YOUR TASK: This exercise calls for a copy of every line in the listing below that carries the word "pitch".

TASK INPUTS:
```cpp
template <int F1_NS, int F1_RB, bool HAS_RES, bool HAS_OM, bool HAS_BITS, bool SRC2 = false>
__global__ __launch_bounds__((F1_NC + F1_NP + F1_NR) * 64) void fused1x1_persist_kernel(IGemmArgs a, int tiles_m, int tiles_n) {
    extern __shared__ __attribute__((aligned(16))) uint16_t smem[];
    const int K = a.g.Ck, KT = K >> 6, P = a.P, Cm = a.Cm;
    constexpr int STAGE = F1_TN * 64;
    uint16_t* const ring = smem + F1_TM * K;
    char* const rbuf = reinterpret_cast<char*>(ring + F1_NS * STAGE);
    char* const mbuf = rbuf + F1_RB * F1_R_BYTES;
    float* const cbuf = reinterpret_cast<float*>(mbuf + F1_RB * F1_M_BYTES);
    const int tid = threadIdx.x, lane = tid & 63;
    const int wave = __builtin_amdgcn_readfirstlane(tid >> 6);
    const int xcd = blockIdx.x & 7, slot = blockIdx.x >> 3, S = gridDim.x >> 3;
    const int n0 = (int)((long long)xcd * tiles_n / 8), n1 = (int)((long long)(xcd + 1) * tiles_n / 8);
    const int items = (n1 - n0) * tiles_m;
    const int T = slot < items ? (items - slot + S - 1) / S : 0;
    if (T == 0) return;
    const int GT = T * KT;
    auto tile_of = [&](int t, int& tm, int& tn) {
        const int q = slot + S * t, d = q / tiles_m;
        tn = n0 + d;
        tm = q - d * tiles_m;
    };

    if (wave >= F1_NC && wave < F1_NC + F1_NP) {
        const int pw = wave - F1_NC;
        const __amdgpu_buffer_rsrc_t rs_w = __builtin_amdgcn_make_buffer_rsrc(const_cast<uint16_t*>(a.W), 0, Cm * K * 2, 0x00020000);
        const int rep = SRC2 && a.x_rep > 1 ? a.x_rep : 1;
        const int Ck1 = SRC2 ? a.Ck1 : K, Ck2 = K / rep - Ck1;
        const __amdgpu_buffer_rsrc_t rs_x = __builtin_amdgcn_make_buffer_rsrc(const_cast<uint16_t*>(a.X), 0, (int)((long long)P * Ck1 * 2), 0x00020000);
        const __amdgpu_buffer_rsrc_t rs_x2 = __builtin_amdgcn_make_buffer_rsrc(const_cast<uint16_t*>(SRC2 ? a.X2 : a.X), 0, (int)((long long)P * (SRC2 ? Ck2 : Ck1) * 2), 0x00020000);
        const int r_in = lane >> 3;
        const int kc = (lane & 7) ^ (((pw & 1) << 2) | (r_in >> 1));
        constexpr int NPC = F1_TM / 8 / F1_NP;
        constexpr int PK = NPC;
        int issued = 0, it = 0, ik = 0, st_issue = 0;
        uint32_t a_off[NPC], b_off[NPC];
        auto set_tile = [&](int t) {
            int tm, tn;
            tile_of(t, tm, tn);
#pragma unroll
            for (int i = 0; i < NPC; ++i) {
                const int m = tm * F1_TM + 8 * (pw + F1_NP * i) + r_in;
                a_off[i] = (uint32_t)(m * K + kc * 8) * 2u;
                const int p = tn * F1_TN + 8 * (pw + F1_NP * i) + r_in;
                if constexpr (SRC2) b_off[i] = p < P ? (uint32_t)p : DMA_OOB;
                else b_off[i] = p < P ? (uint32_t)(p * K + kc * 8) * 2u : DMA_OOB;
            }
        };
        set_tile(0);
        for (int k = 0; k < KT; ++k)
#pragma unroll
            for (int i = 0; i < NPC; ++i)
                __builtin_amdgcn_raw_ptr_buffer_load_lds(rs_w, (lds_void_ptr)(smem + k * (F1_TM * 64) + (pw + F1_NP * i) * 512), 16, a_off[i] + (uint32_t)k * 128u, 0, 0, 0);
        auto issue_one = [&]() {
            uint16_t* sb = ring + st_issue * STAGE;
            st_issue = st_issue == F1_NS - 1 ? 0 : st_issue + 1;
            const uint32_t kb = (uint32_t)ik * 128u;
            if constexpr (SRC2) {
                const int kc0 = ik * 64;
                const bool second = kc0 >= rep * Ck1;
                const int pitch = second ? Ck2 : Ck1, cbase = (second ? (kc0 - rep * Ck1) % Ck2 : kc0 % Ck1) + kc * 8;
#pragma unroll
                for (int i = 0; i < NPC; ++i) {
                    const uint32_t off = b_off[i] == DMA_OOB ? DMA_OOB : (uint32_t)((int)b_off[i] * pitch + cbase) * 2u;
                    if (second) __builtin_amdgcn_raw_ptr_buffer_load_lds(rs_x2, (lds_void_ptr)(sb + (pw + F1_NP * i) * 512), 16, off, 0, 0, 0);
                    else __builtin_amdgcn_raw_ptr_buffer_load_lds(rs_x, (lds_void_ptr)(sb + (pw + F1_NP * i) * 512), 16, off, 0, 0, 0);
                }
            } else {
#pragma unroll
                for (int i = 0; i < NPC; ++i) {
                    const uint32_t off = b_off[i] == DMA_OOB ? DMA_OOB : b_off[i] + kb;
                    __builtin_amdgcn_raw_ptr_buffer_load_lds(rs_x, (lds_void_ptr)(sb + (pw + F1_NP * i) * 512), 16, off, 0, 0, 0);
                }
            }
            ++issued;
            if (++ik == KT) {
                ik = 0;
                if (++it < T) set_tile(it);
            }
        };
        auto fill = [&](int next_step) {
            const int lim = GT < next_step + F1_NS ? GT : next_step + F1_NS;
            while (issued < lim) issue_one();
        };
        fill(0);
        f1_vm_wait(PK * (issued - 1));
        __builtin_amdgcn_s_barrier();
// ... 10 lines not shown
                __builtin_amdgcn_s_barrier();
                if (stamp) { t_issue += s1 - s0; t_wait += s2 - s1; t_bar += __builtin_amdgcn_s_memrealtime() - s2; }
            }
            fill(g);
            __builtin_amdgcn_s_barrier();
            if (g < GT) f1_vm_wait(PK * (issued - 1 - g));
            __builtin_amdgcn_s_barrier();
        }
        if (stamp && lane == 0) {
            a.stamps[(size_t)blockIdx.x * 12 + 9] = t_issue; a.stamps[(size_t)blockIdx.x * 12 + 10] = t_wait; a.stamps[(size_t)blockIdx.x * 12 + 11] = t_bar;
        }
        return;
    }

    constexpr bool has_res = HAS_RES, has_om = HAS_OM, has_bits = HAS_BITS;
    if (wave >= F1_NC + F1_NP) {
        const int rw = wave - F1_NC - F1_NP;
        const __amdgpu_buffer_rsrc_t rs_r = __builtin_amdgcn_make_buffer_rsrc(const_cast<uint16_t*>(has_res ? a.Res : a.X), 0, has_res ? (int)((long long)P * Cm * 2) : 0, 0x00020000);
        const __amdgpu_buffer_rsrc_t rs_m = __builtin_amdgcn_make_buffer_rsrc(const_cast<uint8_t*>(has_om ? a.out_mask : reinterpret_cast<const uint8_t*>(a.X)), 0,
                                                                              has_om ? (int)((long long)P * Cm / 8) : 0, 0x00020000);
        constexpr int RP = F1_R_BYTES / 1024 / F1_NR;
        const int pieces = (has_res ? RP : 0) + (has_om ? 1 : 0);
        auto issue_rm = [&](int t) {
            int tm, tn;
            tile_of(t, tm, tn);
            char* rb = rbuf + (F1_RB == 2 ? (t & 1) : 0) * F1_R_BYTES;
            if (has_res) {
#pragma unroll
                for (int i = 0; i < RP; ++i) {
                    const int r = rw + F1_NR * i;
                    const int pix = 4 * r + (lane >> 4);
                    const int lc = (lane & 15) ^ (pix & 15);
// ... 16 lines not shown
                    if (k == 0 && t + 1 < T) issue_rm(t + 1);
                    if (k == KT - 1) { if (t + 1 < T) f1_vm_wait_pieces(pieces); else f1_vm_wait_imm<0>(); }
                } else {
                    if (k == 0 && t > 0) issue_rm(t);
                    if (k == KT - 1) f1_vm_wait_imm<0>();
                }
                __builtin_amdgcn_s_barrier();
            }
            __builtin_amdgcn_s_barrier();
            __builtin_amdgcn_s_barrier();
        }
        return;
    }

    const int wm = wave >> 2, wn = wave & 3;
    {
        int tm, tn;
        tile_of(0, tm, tn);
        if (tid < F1_TM) {
            const int c = tm * F1_TM + tid;
            cbuf[tid] = a.out_scale ? a.out_scale[c] : 1.f;
            cbuf[F1_TM + tid] = (a.out_shift ? a.out_shift[c] : 0.f) + (a.bias ? a.bias[c] : 0.f);
            cbuf[2 * F1_TM + tid] = a.res_scale ? a.res_scale[c] : 1.f;
        }
        asm volatile("s_waitcnt vmcnt(0) lgkmcnt(0)" ::: "memory");
    }
    const int frag_off = (lane & 15) * 64 + (((lane >> 4) ^ ((lane & 15) >> 1)) << 3);
    const int relu = a.out_relu;
    __builtin_amdgcn_s_barrier();
    int st_cur = 0;
    const bool stamp = a.stamps != nullptr && tid == 0;
    unsigned long long c_main = 0, c_mainbar = 0, c_e0 = 0, c_e0bar = 0, c_e1 = 0, c_e1bar = 0;
    const unsigned long long c_start = stamp ? __builtin_amdgcn_s_memrealtime() : 0;
    for (int t = 0; t < T; ++t) {
        int tm, tn;
        tile_of(t, tm, tn);
        f32x4_t acc[4][2];
#pragma unroll
        for (int i = 0; i < 4; ++i)
#pragma unroll
            for (int j = 0; j < 2; ++j) acc[i][j] = f32x4_t{0.f, 0.f, 0.f, 0.f};
        for (int k = 0; k < KT; ++k) {
            const unsigned long long s0 = stamp ? __builtin_amdgcn_s_memrealtime() : 0;
            const uint16_t* sb = ring + st_cur * STAGE;
            const uint16_t* sa = smem + k * (F1_TM * 64);
            st_cur = st_cur == F1_NS - 1 ? 0 : st_cur + 1;
#pragma unroll
            for (int h = 0; h < 2; ++h) {
                const int fo = frag_off ^ (h << 5);
                bf16x8_t fa[4];
#pragma unroll
                for (int i = 0; i < 4; ++i) fa[i] = *reinterpret_cast<const bf16x8_t*>(sa + (wm * 64 + i * 16) * 64 + fo);
#pragma unroll
                for (int j = 0; j < 2; ++j) {
                    const bf16x8_t fb = *reinterpret_cast<const bf16x8_t*>(sb + (wn * 32 + j * 16) * 64 + fo);
#pragma unroll
                    for (int i = 0; i < 4; ++i) acc[i][j] = __builtin_amdgcn_mfma_f32_16x16x32_bf16(fa[i], fb, acc[i][j], 0, 0, 0);
                }
            }
            asm volatile("s_waitcnt lgkmcnt(0)" ::: "memory");
            const unsigned long long s1 = stamp ? __builtin_amdgcn_s_memrealtime() : 0;
            __builtin_amdgcn_s_barrier();
            if (stamp) { c_main += s1 - s0; c_mainbar += __builtin_amdgcn_s_memrealtime() - s1; }
        }
        const unsigned long long e0s = stamp ? __builtin_amdgcn_s_memrealtime() : 0;
        char* rb = rbuf + (F1_RB == 2 ? (t & 1) : 0) * F1_R_BYTES;
        {
            auto slot_of = [&](int i, int j) -> uint2* {
                const int pix = wn * 32 + j * 16 + (lane & 15);
                const int chunk = wm * 8 + i * 2 + (lane >> 5);
                return reinterpret_cast<uint2*>(rb + pix * 256 + ((lane >> 4) & 1) * 8 + ((chunk ^ (pix & 15)) << 4));
            };
            const float lo = relu ? 0.f : -__builtin_huge_valf();
#pragma unroll
            for (int j = 0; j < 2; ++j) {
                uint2 rv[4];
                if (has_res) {
#pragma unroll
                    for (int i = 0; i < 4; ++i) rv[i] = *slot_of(i, j);
                }
#pragma unroll
                for (int i = 0; i < 4; ++i) {
// ... 13 lines not shown
        }
        asm volatile("s_waitcnt lgkmcnt(0)" ::: "memory");
        const unsigned long long e0e = stamp ? __builtin_amdgcn_s_memrealtime() : 0;
        __builtin_amdgcn_s_barrier();
        const unsigned long long e1s = stamp ? __builtin_amdgcn_s_memrealtime() : 0;
        const bool interior = (tn + 1) * F1_TN <= P;
        const char* mb = mbuf + (F1_RB == 2 ? (t & 1) : 0) * F1_M_BYTES;
        if (interior) {
            auto ld = [&](int itr) { const int s = itr * (F1_NC * 64) + tid, pix = s >> 4, chunk = s & 15;
                                     return *reinterpret_cast<const uint4*>(rb + pix * 256 + ((chunk ^ (pix & 15)) << 4)); };
            auto ldm = [&](int itr) -> unsigned { const int s = itr * (F1_NC * 64) + tid, pix = s >> 4, chunk = s & 15;
                                                   return has_om ? *reinterpret_cast<const uint8_t*>(mb + pix * 16 + chunk) : 0u; };
            auto put = [&](int itr, uint4 v, unsigned m) {
                const int s = itr * (F1_NC * 64) + tid, pix = s >> 4, chunk = s & 15;
                if (has_om) { v.x = gate_bf16x2(v.x, m); v.y = gate_bf16x2(v.y, m >> 2); v.z = gate_bf16x2(v.z, m >> 4); v.w = gate_bf16x2(v.w, m >> 6); }
                const size_t e = ((size_t)(tn * F1_TN + pix) * Cm + tm * F1_TM + chunk * 8);
                *reinterpret_cast<uint4*>(a.O + e) = v;
                if (has_bits) a.bits_out[e >> 3] = (uint8_t)(f1_pos_bits(v.x) | (f1_pos_bits(v.y) << 2) | (f1_pos_bits(v.z) << 4) | (f1_pos_bits(v.w) << 6));
            };
            if constexpr (has_res && has_om) {
                { const uint4 v0 = ld(0), v1 = ld(1); const unsigned k0 = ldm(0), k1 = ldm(1); put(0, v0, k0); put(1, v1, k1); }
                { const uint4 v2 = ld(2), v3 = ld(3); const unsigned k2 = ldm(2), k3 = ldm(3); put(2, v2, k2); put(3, v3, k3); }
            } else {
            const uint4 v0 = ld(0), v1 = ld(1), v2 = ld(2), v3 = ld(3);
            const unsigned k0 = ldm(0), k1 = ldm(1), k2 = ldm(2), k3 = ldm(3);
            put(0, v0, k0); put(1, v1, k1); put(2, v2, k2); put(3, v3, k3);
            }
        } else {
#pragma unroll
            for (int itr = 0; itr < 4; ++itr) {
                const int s = itr * (F1_NC * 64) + tid, pix = s >> 4, chunk = s & 15;
                uint4 v = *reinterpret_cast<const uint4*>(rb + pix * 256 + ((chunk ^ (pix & 15)) << 4));
                if (has_om) {
                    const unsigned m = *reinterpret_cast<const uint8_t*>(mb + pix * 16 + chunk);
                    v.x = gate_bf16x2(v.x, m); v.y = gate_bf16x2(v.y, m >> 2); v.z = gate_bf16x2(v.z, m >> 4); v.w = gate_bf16x2(v.w, m >> 6);
                }
                if (tn * F1_TN + pix < P) {
                    const size_t e = ((size_t)(tn * F1_TN + pix) * Cm + tm * F1_TM + chunk * 8);
                    *reinterpret_cast<uint4*>(a.O + e) = v;
                    if (has_bits) a.bits_out[e >> 3] = (uint8_t)(f1_pos_bits(v.x) | (f1_pos_bits(v.y) << 2) | (f1_pos_bits(v.z) << 4) | (f1_pos_bits(v.w) << 6));
                }
            }
        }
        asm volatile("s_waitcnt lgkmcnt(0)" ::: "memory");
        const unsigned long long e1e = stamp ? __builtin_amdgcn_s_memrealtime() : 0;
        __builtin_amdgcn_s_barrier();
        if (stamp) { c_e0 += e0e - e0s; c_e0bar += e1s - e0e; c_e1 += e1e - e1s; c_e1bar += __builtin_amdgcn_s_memrealtime() - e1e; }
    }
    if (stamp) {
        unsigned long long* o = a.stamps + (size_t)blockIdx.x * 12;
        o[0] = c_start; o[3] = __builtin_amdgcn_s_memrealtime(); o[1] = c_main; o[2] = c_mainbar; o[4] = c_e0; o[5] = c_e0bar; o[6] = c_e1; o[7] = c_e1bar; o[8] = (unsigned long long)T;
    }
}

}
```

RESULT OF THIS EXERCISE:
                const int pitch = second ? Ck2 : Ck1, cbase = (second ? (kc0 - rep * Ck1) % Ck2 : kc0 % Ck1) + kc * 8;
                    const uint32_t off = b_off[i] == DMA_OOB ? DMA_OOB : (uint32_t)((int)b_off[i] * pitch + cbase) * 2u;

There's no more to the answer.